# Still Going Strong at 13.5 yo



## jlgottschall (Oct 27, 2009)

Just to put a smile on the faces of those with much older Goldens. Here is my Hayley swimming/water running today.

http://www.youtube.com/watch?v=SkqMyW8GhPU

http://www.youtube.com/watch?v=qtR4SdynxVE


----------



## Oaklys Dad (Dec 28, 2005)

What a beautiful sugar faced girl. She still has it going on. Give her tons of hugs.


----------



## Dallas Gold (Dec 22, 2007)

I love it! It's always so nice to see the older gold having a wonderful time and getting around so well! 
Care to share some tips on how you keep your girl so active, healthy and happy?


----------



## honeysmum (Dec 4, 2007)

Wonderful to see a fit and active older girl, Hayley is a beautiful girl thank you for sharing.


----------



## coppers-mom (Jan 9, 2009)

How wonderful that Hayley is still going strong. I love the old gold faces. They just look so very, very sweet.
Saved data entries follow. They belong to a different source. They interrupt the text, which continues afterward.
# DanielPS555/Radix-sort-Merge-Sort-CUDA---Lab-y-practicos-GPGPU-2023

Measured on AMD Instinct MI355X. Metric: Mkeys/s sorting uint32, n=2^28, 1 GPU (+ merge-sort at 2/4/8), higher is better.
Workload: dtype u32; 1 GPU; LSD radix sort (8-bit digits, onesweep), n=2^28 uint32 u32, device-resident (BASELINE config 3); n_per_gpu=268435456, algo=radix, key=u32, dist=u32, parallelism=single GPU

## Files before the change

radix-sort-merge-sort-cuda---lab-y-practicos-gpgpu-2023_amd/csrc/fin_block.h:

```cpp
#pragma once
#include "segsort.h"

#include "devutil.h"

namespace labsort {

namespace {

#ifndef LABSORT_FIN_PREFETCH
#define LABSORT_FIN_PREFETCH 1
#endif

__device__ __forceinline__ uint32_t wave_incl_scan_dpp(uint32_t x) {
    x += (uint32_t)__builtin_amdgcn_update_dpp(0, (int)x, 0x111, 0xf, 0xf, false);
    x += (uint32_t)__builtin_amdgcn_update_dpp(0, (int)x, 0x112, 0xf, 0xf, false);
    x += (uint32_t)__builtin_amdgcn_update_dpp(0, (int)x, 0x114, 0xf, 0xf, false);
    x += (uint32_t)__builtin_amdgcn_update_dpp(0, (int)x, 0x118, 0xf, 0xf, false);
    x += (uint32_t)__builtin_amdgcn_update_dpp(0, (int)x, 0x142, 0xa, 0xf, false);
    x += (uint32_t)__builtin_amdgcn_update_dpp(0, (int)x, 0x143, 0xc, 0xf, false);
    return x;
}

template <int BLOCK, int KPT>
struct FinSmem {
    static constexpr int R = 256, W = BLOCK / WAVE, TILE = BLOCK * KPT;
    static_assert(TILE <= 65536, "16-bit LDS slots");
    static_assert(W == 4, "the fold holds one counter row per wave in registers");
    uint32_t keys[TILE];
    alignas(16) uint32_t cnt[W * R];
    alignas(16) uint32_t offs[W * R];
    uint32_t probe[WAVE];
    uint32_t ordered;
};

struct FinStripe {
    size_t sb;
    uint32_t ws0;
    uint32_t nf;
    uint32_t ng;
    bool tail_ok;
};
template <int W, int KPT>
__device__ __forceinline__ FinStripe fin_stripe(uint32_t b, uint32_t len, uint32_t lane, uint32_t wid) {
    if (len > (uint32_t)(W * WAVE * KPT)) len = 0u;
    const uint32_t jn = (len + (uint32_t)(W * WAVE) - 1u) / (uint32_t)(W * WAVE);
    const uint32_t ws0 = wid * jn * WAVE;
    const uint32_t rem = ws0 < len ? len - ws0 : 0u;
    const uint32_t nf = min(jn, rem / WAVE);
    const uint32_t tail = nf < jn ? rem - nf * WAVE : 0u;
    return {(size_t)b + ws0, ws0, nf, nf + (tail ? 1u : 0u), lane < tail};
}

template <int KPT>
__device__ __forceinline__ void fin_load(const uint32_t *in, const FinStripe &g, uint32_t lane, uint32_t (&k)[KPT]) {
    const char *pb = reinterpret_cast<const char *>(in + g.sb);
    const uint32_t lb = lane * 4u;
    if (g.nf == (uint32_t)KPT) {
#pragma unroll
        for (int j = 0; j < KPT; ++j) k[j] = ld_stream<NT_TILE>(reinterpret_cast<const uint32_t *>(pb + (lb + (uint32_t)(j * WAVE * 4))));
    } else {
#pragma unroll
        for (int j = 0; j < KPT; ++j) {
            k[j] = 0xFFFFFFFFu;
            if ((uint32_t)j < g.nf || ((uint32_t)j == g.nf && g.tail_ok))
                k[j] = ld_stream<NT_TILE>(reinterpret_cast<const uint32_t *>(pb + (lb + (uint32_t)(j * WAVE * 4))));
        }
    }
}

template <int BLOCK, int KPT>
__device__ __forceinline__ void fin_pass(FinSmem<BLOCK, KPT> &sm, const uint32_t (&k)[KPT], uint32_t shift, uint32_t ng,
                                         bool atomic_rank, uint32_t lane, uint32_t wid) {
    constexpr int W = FinSmem<BLOCK, KPT>::W, R = FinSmem<BLOCK, KPT>::R;
    uint32_t *wh = sm.cnt + wid * R;
    uint32_t *wo = sm.offs + wid * R;
    uint32_t n0 = ng, n1 = ng;
    asm volatile("" : "+s"(n0), "+s"(n1));
    uint32_t z = 0u;
    asm volatile("" : "+v"(z));
    *reinterpret_cast<uint4 *>(wh + 4u * lane) = make_uint4(z, z, z, z);
    uint32_t rank[KPT / 2] = {};
#pragma unroll
    for (int j = 0; j < KPT; ++j) {
        uint32_t r = 0u;
        if ((uint32_t)j < n0) r = rank8(wh, (k[j] >> shift) & 0xFFu, lane, atomic_rank);
        set16(rank, j, r);
    }
    __syncthreads();
    {
        uint4 c[W];
#pragma unroll
        for (int w = 0; w < W; ++w) c[w] = *reinterpret_cast<const uint4 *>(sm.cnt + w * R + 4u * lane);
        uint32_t tot[4] = {0u, 0u, 0u, 0u}, bef[4] = {0u, 0u, 0u, 0u};
#pragma unroll
        for (int w = 0; w < W; ++w) {
            const uint32_t cw[4] = {c[w].x, c[w].y, c[w].z, c[w].w};
            const bool before = (uint32_t)w < wid;
#pragma unroll
            for (int q = 0; q < 4; ++q) {
                tot[q] += cw[q];
                bef[q] += before ? cw[q] : 0u;
            }
        }
        const uint32_t s = tot[0] + tot[1] + tot[2] + tot[3];
        uint32_t run = wave_incl_scan_dpp(s) - s;
        uint4 o4;
        o4.x = run + bef[0];
        run += tot[0];
        o4.y = run + bef[1];
        run += tot[1];
        o4.z = run + bef[2];
        run += tot[2];
        o4.w = run + bef[3];
        *reinterpret_cast<uint4 *>(wo + 4u * lane) = o4;
    }
    __builtin_amdgcn_wave_barrier();
#pragma unroll
    for (int j = 0; j < KPT; ++j)
        if ((uint32_t)j < n1) set16(rank, j, wo[(k[j] >> shift) & 0xFFu] + get16(rank, j));
#pragma unroll
    for (int j = 0; j < KPT; ++j)
        if ((uint32_t)j < n1) sm.keys[get16(rank, j)] = k[j];
    __syncthreads();
}

template <int BLOCK, int KPT, int WPE>
__global__ __launch_bounds__(BLOCK, WPE) void k_fin_block(uint32_t *out, const uint32_t *__restrict__ off,
                                                           const uint32_t *__restrict__ hdr,
                                                           const uint32_t *__restrict__ list, HySel hy) {
    using S = FinSmem<BLOCK, KPT>;
    constexpr int W = S::W;
    constexpr int CLS = 3;
    constexpr bool PREFETCH = LABSORT_FIN_PREFETCH != 0;
    __shared__ S sm;
    if (hy.plan->hybrid == 0u) return;
    const uint32_t *in = hy.buf[hy.plan->fin_src];
    if (ld_agent(hdr) != 0u) return;
    const uint32_t cnt = hdr[SEG_HDR_CNT + CLS];
    const uint32_t tid = threadIdx.x, lane = tid & 63u, wid = __builtin_amdgcn_readfirstlane(tid >> 6);
    if (blockIdx.x >= cnt) return;
    probe_lane_order(sm.probe, &sm.ordered, lane, wid);
    __syncthreads();
    const bool atomic_rank = lane_order_probed(&sm.ordered);
    uint32_t nb, ne;
    {
        const uint32_t seg = __builtin_amdgcn_readfirstlane(list[blockIdx.x]);
        nb = __builtin_amdgcn_readfirstlane(off[seg]);
        ne = __builtin_amdgcn_readfirstlane(off[seg + 1]);
    }
    uint32_t k[KPT];
    FinStripe g = fin_stripe<W, KPT>(nb, ne - nb, lane, wid);
    if constexpr (PREFETCH) fin_load(in, g, lane, k);
    for (uint32_t it = blockIdx.x; it < cnt; it += gridDim.x) {
        if constexpr (!PREFETCH) {
            g = fin_stripe<W, KPT>(nb, ne - nb, lane, wid);
            fin_load(in, g, lane, k);
        }
        const bool more = it + gridDim.x < cnt;
        if (more) {
            const uint32_t seg = __builtin_amdgcn_readfirstlane(list[it + gridDim.x]);
            nb = __builtin_amdgcn_readfirstlane(off[seg]);
            ne = __builtin_amdgcn_readfirstlane(off[seg + 1]);
        }
        fin_pass(sm, k, 0u, g.ng, atomic_rank, lane, wid);
        {
            uint32_t n2 = g.ng;
            asm volatile("" : "+s"(n2));
#pragma unroll
            for (int j = 0; j < KPT; ++j)
                if ((uint32_t)j < n2) k[j] = sm.keys[g.ws0 + (uint32_t)j * WAVE + lane];
        }
        fin_pass(sm, k, 8u, g.ng, atomic_rank, lane, wid);
        FinStripe gn = g;
        uint32_t kn[PREFETCH ? KPT : 1];
        if constexpr (PREFETCH) {
            gn = fin_stripe<W, KPT>(nb, more ? ne - nb : 0u, lane, wid);
            fin_load(in, gn, lane, kn);
        }
        uint32_t nfs = g.nf;
        asm volatile("" : "+s"(nfs));
        const uint32_t *sk = sm.keys + g.ws0 + lane;
        char *ob = reinterpret_cast<char *>(out + g.sb);
        const uint32_t lb = lane * 4u;
        if (nfs == (uint32_t)KPT) {
#pragma unroll
            for (int j = 0; j < KPT; ++j) *reinterpret_cast<uint32_t *>(ob + (lb + (uint32_t)(j * WAVE * 4))) = sk[j * WAVE];
        } else {
#pragma unroll
            for (int j = 0; j < KPT; ++j)
                if ((uint32_t)j < nfs || ((uint32_t)j == nfs && g.tail_ok))
                    *reinterpret_cast<uint32_t *>(ob + (lb + (uint32_t)(j * WAVE * 4))) = sk[j * WAVE];
        }
        if constexpr (PREFETCH) {
            g = gn;
#pragma unroll
            for (int j = 0; j < KPT; ++j) k[j] = kn[j];
        }
    }
}

}

}
```

radix-sort-merge-sort-cuda---lab-y-practicos-gpgpu-2023_amd/csrc/kernels.hip:

```cpp
#include "common.h"
#include "devutil.h"
#include "host.h"
#include "lds_pass.h"

#include <cstdlib>
#include <cstring>
#include <type_traits>

namespace labsort {

__device__ __forceinline__ uint64_t mix64(uint64_t z) {
    z += 0x9E3779B97F4A7C15ull;
    z = (z ^ (z >> 30)) * 0xBF58476D1CE4E5B9ull;
    z = (z ^ (z >> 27)) * 0x94D049BB133111EBull;
    return z ^ (z >> 31);
}
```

Hayley is gorgeous. Give her a hug for me too.


----------



## Daisybones (Aug 25, 2008)

What a beauty! She looks wonderful. You should be proud.


----------



## AmbikaGR (Dec 31, 2007)

How truly remarkable Haley is! Treasure every moment and do not take any of them for granted. I wish there was somewhere I could take my old girl swimming that did not require a climb to get in or out of the water.


----------



## GoldenCamper (Dec 21, 2009)

Thanks for sharing. its great to see a 13.5yr old doing so well. Keep doing whatever it is you do.


----------



## Bud Man Bell (Feb 25, 2007)

Hayley looks like she could be my Buddy's sister. He is also 13 and a half and still going strong. Lives in the pool in the summer.
Bonnie&Buddy


----------



## C's Mom (Dec 7, 2009)

Way to go Hayley! I hope my Cocasse lives this long and beyond in good health and happy.


----------



## jlgottschall (Oct 27, 2009)

Thanks for the wonderful comments. I think the biggest thing has been swimming her as often as possible. I've probably averaged about 5x per week for the last couple years. I have a couple spots within a 10 minute drive and I can limit the trip to 1 hour which is great.. Both areas have great access points and multiple lakes/ponds. Also, I "try" to keep her weight in check. She's a tad heavy right now at 74 lbs. I have a 18 mo who is a tad below weight so I'm always feeding him. She always gets something. The swimming is as much mental as physical that is for sure.


----------



## tennisball (Oct 14, 2009)

She's so adorable  she looks like she's having a blast.


----------



## hotel4dogs (Sep 29, 2008)

so heartwarming! I love the golden oldies!
I have a very spry 14 year old golden being boarded here at the pet hotel right now. He doesn't act a day over 10 !


----------



## Goldenmomma (Oct 15, 2009)

Goldens are awesome no matter what the age. Thank you for showing us that they can live at great long life!


----------



## Duke's Momma (Mar 1, 2007)

Hayley - you go girl! Duke is 8 1/2 and battling (and winning) the fight against lymphoma. He is also an avid swimmer. I am looking forward to when he is 13 and still going strong.

Thank you for sharing - she is beautiful


----------



## Bob Dylan (Mar 31, 2009)

Hayley is a beauty, she is a pure inspiration!


----------



## Cheryl and buddy (Oct 24, 2009)

My Buddy is also 13.5, He never cared for swimming but he does love the snow!


----------



## coppers-mom (Jan 9, 2009)

Way to go buddy! Looks like he is having a ball.


----------



## Elisabeth Kazup (Aug 23, 2008)

Beautiful and heartwarming to see a vigorous senior. I'll bet having the 18 month old has helped keep her young. Thanks for sharing with us.


----------



## goldencontriever3 (Nov 7, 2008)

What a beautiful girl! She looks like she is having so much fun!


----------



## molly babe (Dec 27, 2009)

Thank you for sharing i had just been looking at the Rainbow Bridge and i was quite down but you have just cheered me up so again thank you:wavey:


----------



## Griffyn'sMom (Mar 22, 2007)

Wow! She's doing great! At times she still looks like a puppy - that sugar face gives her away though. What a joy to see that - thank you!


----------



## Fetchtheball (Nov 23, 2009)

Way to go Hayley! Thank you for sharing! She is a beautiful girl!!!


----------



## AtticusJordie (Aug 15, 2006)

Sweeeeeeeeeet. Love those seniors!

May she have many more 'good times'!

Thanks for sharing.

SJ


----------